▶ _Exercise goal_: In the listing below, find the line containing "const double* zb = z + (size_t)b * n;" and the line containing "DOPT_CHECK_HIP(hipMemsetAsync(h.qsy.p, 0, h.qsy.bytes, h.aux));". Repeat exactly those two lines and every line between them.

═════ Input records ═════

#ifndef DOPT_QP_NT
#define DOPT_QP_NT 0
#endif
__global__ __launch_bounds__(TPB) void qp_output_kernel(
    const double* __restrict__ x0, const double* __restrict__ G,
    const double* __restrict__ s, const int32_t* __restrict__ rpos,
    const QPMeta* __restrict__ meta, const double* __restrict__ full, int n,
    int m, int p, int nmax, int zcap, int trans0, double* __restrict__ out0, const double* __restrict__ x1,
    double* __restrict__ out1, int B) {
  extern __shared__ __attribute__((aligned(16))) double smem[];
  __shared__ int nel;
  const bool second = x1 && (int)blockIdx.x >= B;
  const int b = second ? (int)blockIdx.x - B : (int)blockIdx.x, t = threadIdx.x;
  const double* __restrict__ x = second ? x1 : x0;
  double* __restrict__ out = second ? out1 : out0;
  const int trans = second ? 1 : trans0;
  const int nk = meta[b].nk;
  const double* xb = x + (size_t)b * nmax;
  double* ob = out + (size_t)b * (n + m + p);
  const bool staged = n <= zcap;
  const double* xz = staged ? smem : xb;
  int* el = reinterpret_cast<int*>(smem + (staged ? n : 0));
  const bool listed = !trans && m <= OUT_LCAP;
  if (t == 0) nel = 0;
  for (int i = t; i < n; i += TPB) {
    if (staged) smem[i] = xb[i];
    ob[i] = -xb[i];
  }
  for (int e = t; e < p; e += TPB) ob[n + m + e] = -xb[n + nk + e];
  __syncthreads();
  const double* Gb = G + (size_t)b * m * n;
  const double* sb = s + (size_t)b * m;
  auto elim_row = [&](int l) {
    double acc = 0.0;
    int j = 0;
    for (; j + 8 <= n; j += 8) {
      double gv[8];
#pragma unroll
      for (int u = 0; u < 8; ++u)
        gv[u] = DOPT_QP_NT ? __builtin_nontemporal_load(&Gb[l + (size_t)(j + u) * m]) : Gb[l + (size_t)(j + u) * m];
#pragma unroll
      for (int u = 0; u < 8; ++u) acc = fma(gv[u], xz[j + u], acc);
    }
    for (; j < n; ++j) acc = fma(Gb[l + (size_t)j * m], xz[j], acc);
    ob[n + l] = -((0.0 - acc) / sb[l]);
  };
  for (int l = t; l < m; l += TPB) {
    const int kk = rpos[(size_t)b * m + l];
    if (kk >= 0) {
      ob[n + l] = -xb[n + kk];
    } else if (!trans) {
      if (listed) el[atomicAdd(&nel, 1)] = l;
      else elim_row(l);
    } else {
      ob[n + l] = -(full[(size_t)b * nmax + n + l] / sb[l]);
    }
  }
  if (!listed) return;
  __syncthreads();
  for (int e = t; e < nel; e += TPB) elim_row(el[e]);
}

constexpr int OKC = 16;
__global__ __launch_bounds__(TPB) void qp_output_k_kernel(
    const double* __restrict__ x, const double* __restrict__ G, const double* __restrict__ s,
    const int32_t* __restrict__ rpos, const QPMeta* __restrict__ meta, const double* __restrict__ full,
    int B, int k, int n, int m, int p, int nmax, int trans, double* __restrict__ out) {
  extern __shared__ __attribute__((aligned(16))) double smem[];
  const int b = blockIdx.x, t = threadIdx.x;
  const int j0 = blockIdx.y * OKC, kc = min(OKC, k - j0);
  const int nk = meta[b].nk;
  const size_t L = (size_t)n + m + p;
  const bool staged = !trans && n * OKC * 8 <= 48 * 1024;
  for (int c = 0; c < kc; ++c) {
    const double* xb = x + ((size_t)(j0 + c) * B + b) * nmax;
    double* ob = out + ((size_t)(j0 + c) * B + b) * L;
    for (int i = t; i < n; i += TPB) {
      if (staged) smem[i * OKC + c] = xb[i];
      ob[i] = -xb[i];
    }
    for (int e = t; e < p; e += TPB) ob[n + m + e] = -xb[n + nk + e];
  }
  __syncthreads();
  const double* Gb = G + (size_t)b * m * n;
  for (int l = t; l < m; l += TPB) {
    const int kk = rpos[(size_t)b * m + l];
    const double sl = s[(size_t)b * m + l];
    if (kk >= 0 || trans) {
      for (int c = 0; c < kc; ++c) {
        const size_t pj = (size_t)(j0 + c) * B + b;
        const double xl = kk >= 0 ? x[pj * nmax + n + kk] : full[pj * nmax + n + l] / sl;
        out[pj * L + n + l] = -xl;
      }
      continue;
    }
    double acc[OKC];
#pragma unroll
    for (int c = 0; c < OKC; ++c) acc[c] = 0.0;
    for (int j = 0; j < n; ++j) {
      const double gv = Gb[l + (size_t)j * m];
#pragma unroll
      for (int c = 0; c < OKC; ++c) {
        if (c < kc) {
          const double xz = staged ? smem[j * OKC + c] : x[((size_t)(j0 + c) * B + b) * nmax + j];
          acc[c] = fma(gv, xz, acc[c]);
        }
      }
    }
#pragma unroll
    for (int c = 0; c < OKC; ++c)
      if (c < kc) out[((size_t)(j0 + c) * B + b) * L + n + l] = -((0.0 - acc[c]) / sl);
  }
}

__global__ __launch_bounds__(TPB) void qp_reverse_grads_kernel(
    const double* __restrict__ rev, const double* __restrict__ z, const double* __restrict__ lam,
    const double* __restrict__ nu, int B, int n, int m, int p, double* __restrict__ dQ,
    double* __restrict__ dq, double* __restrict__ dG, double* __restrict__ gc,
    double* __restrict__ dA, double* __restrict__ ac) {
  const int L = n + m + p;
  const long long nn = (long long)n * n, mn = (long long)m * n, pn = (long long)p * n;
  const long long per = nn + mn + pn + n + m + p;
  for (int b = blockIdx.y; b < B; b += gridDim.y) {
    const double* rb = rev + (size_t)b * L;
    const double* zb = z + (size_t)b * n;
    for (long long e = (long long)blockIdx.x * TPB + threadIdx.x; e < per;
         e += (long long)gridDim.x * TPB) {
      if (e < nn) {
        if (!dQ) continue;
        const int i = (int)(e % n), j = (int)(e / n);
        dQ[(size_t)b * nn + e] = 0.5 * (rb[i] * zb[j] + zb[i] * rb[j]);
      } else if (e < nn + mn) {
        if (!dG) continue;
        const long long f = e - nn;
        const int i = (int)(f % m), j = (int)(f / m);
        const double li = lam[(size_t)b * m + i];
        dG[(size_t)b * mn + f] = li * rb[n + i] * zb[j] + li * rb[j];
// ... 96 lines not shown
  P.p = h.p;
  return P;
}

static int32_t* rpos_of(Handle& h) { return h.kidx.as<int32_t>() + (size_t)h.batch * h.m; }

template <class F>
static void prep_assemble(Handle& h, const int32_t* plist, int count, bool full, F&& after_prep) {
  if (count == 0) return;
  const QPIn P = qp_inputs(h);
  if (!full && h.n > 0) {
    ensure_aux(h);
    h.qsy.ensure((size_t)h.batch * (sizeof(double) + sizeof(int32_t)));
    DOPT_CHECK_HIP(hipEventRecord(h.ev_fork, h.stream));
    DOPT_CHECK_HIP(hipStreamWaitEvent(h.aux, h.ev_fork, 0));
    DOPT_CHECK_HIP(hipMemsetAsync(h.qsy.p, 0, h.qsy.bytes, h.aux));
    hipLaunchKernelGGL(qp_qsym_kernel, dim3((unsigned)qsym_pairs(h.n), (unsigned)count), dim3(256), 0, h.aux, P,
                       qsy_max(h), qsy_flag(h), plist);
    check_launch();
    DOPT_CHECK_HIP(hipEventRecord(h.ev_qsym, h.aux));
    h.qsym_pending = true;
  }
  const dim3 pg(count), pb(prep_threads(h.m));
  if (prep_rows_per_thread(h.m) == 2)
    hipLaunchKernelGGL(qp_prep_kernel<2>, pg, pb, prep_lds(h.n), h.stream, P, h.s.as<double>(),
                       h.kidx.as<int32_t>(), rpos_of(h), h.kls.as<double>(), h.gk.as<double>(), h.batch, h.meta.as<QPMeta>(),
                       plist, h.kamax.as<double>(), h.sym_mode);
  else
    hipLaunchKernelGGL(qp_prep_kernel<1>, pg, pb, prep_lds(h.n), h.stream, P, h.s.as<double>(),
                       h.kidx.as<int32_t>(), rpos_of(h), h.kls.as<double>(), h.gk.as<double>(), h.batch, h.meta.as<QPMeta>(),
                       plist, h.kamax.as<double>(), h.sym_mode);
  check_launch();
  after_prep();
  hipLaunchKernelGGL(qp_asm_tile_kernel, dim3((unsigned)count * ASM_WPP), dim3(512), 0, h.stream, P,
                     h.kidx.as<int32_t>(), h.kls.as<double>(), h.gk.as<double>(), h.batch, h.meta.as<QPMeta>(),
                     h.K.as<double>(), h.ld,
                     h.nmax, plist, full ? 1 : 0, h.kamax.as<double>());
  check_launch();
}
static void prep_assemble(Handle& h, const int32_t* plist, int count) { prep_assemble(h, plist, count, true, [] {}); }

═════

▶ _Solution for this exercise_:
    const double* zb = z + (size_t)b * n;
    for (long long e = (long long)blockIdx.x * TPB + threadIdx.x; e < per;
         e += (long long)gridDim.x * TPB) {
      if (e < nn) {
        if (!dQ) continue;
        const int i = (int)(e % n), j = (int)(e / n);
        dQ[(size_t)b * nn + e] = 0.5 * (rb[i] * zb[j] + zb[i] * rb[j]);
      } else if (e < nn + mn) {
        if (!dG) continue;
        const long long f = e - nn;
        const int i = (int)(f % m), j = (int)(f / m);
        const double li = lam[(size_t)b * m + i];
        dG[(size_t)b * mn + f] = li * rb[n + i] * zb[j] + li * rb[j];
// ... 96 lines not shown
  P.p = h.p;
  return P;
}

static int32_t* rpos_of(Handle& h) { return h.kidx.as<int32_t>() + (size_t)h.batch * h.m; }

template <class F>
static void prep_assemble(Handle& h, const int32_t* plist, int count, bool full, F&& after_prep) {
  if (count == 0) return;
  const QPIn P = qp_inputs(h);
  if (!full && h.n > 0) {
    ensure_aux(h);
    h.qsy.ensure((size_t)h.batch * (sizeof(double) + sizeof(int32_t)));
    DOPT_CHECK_HIP(hipEventRecord(h.ev_fork, h.stream));
    DOPT_CHECK_HIP(hipStreamWaitEvent(h.aux, h.ev_fork, 0));
    DOPT_CHECK_HIP(hipMemsetAsync(h.qsy.p, 0, h.qsy.bytes, h.aux));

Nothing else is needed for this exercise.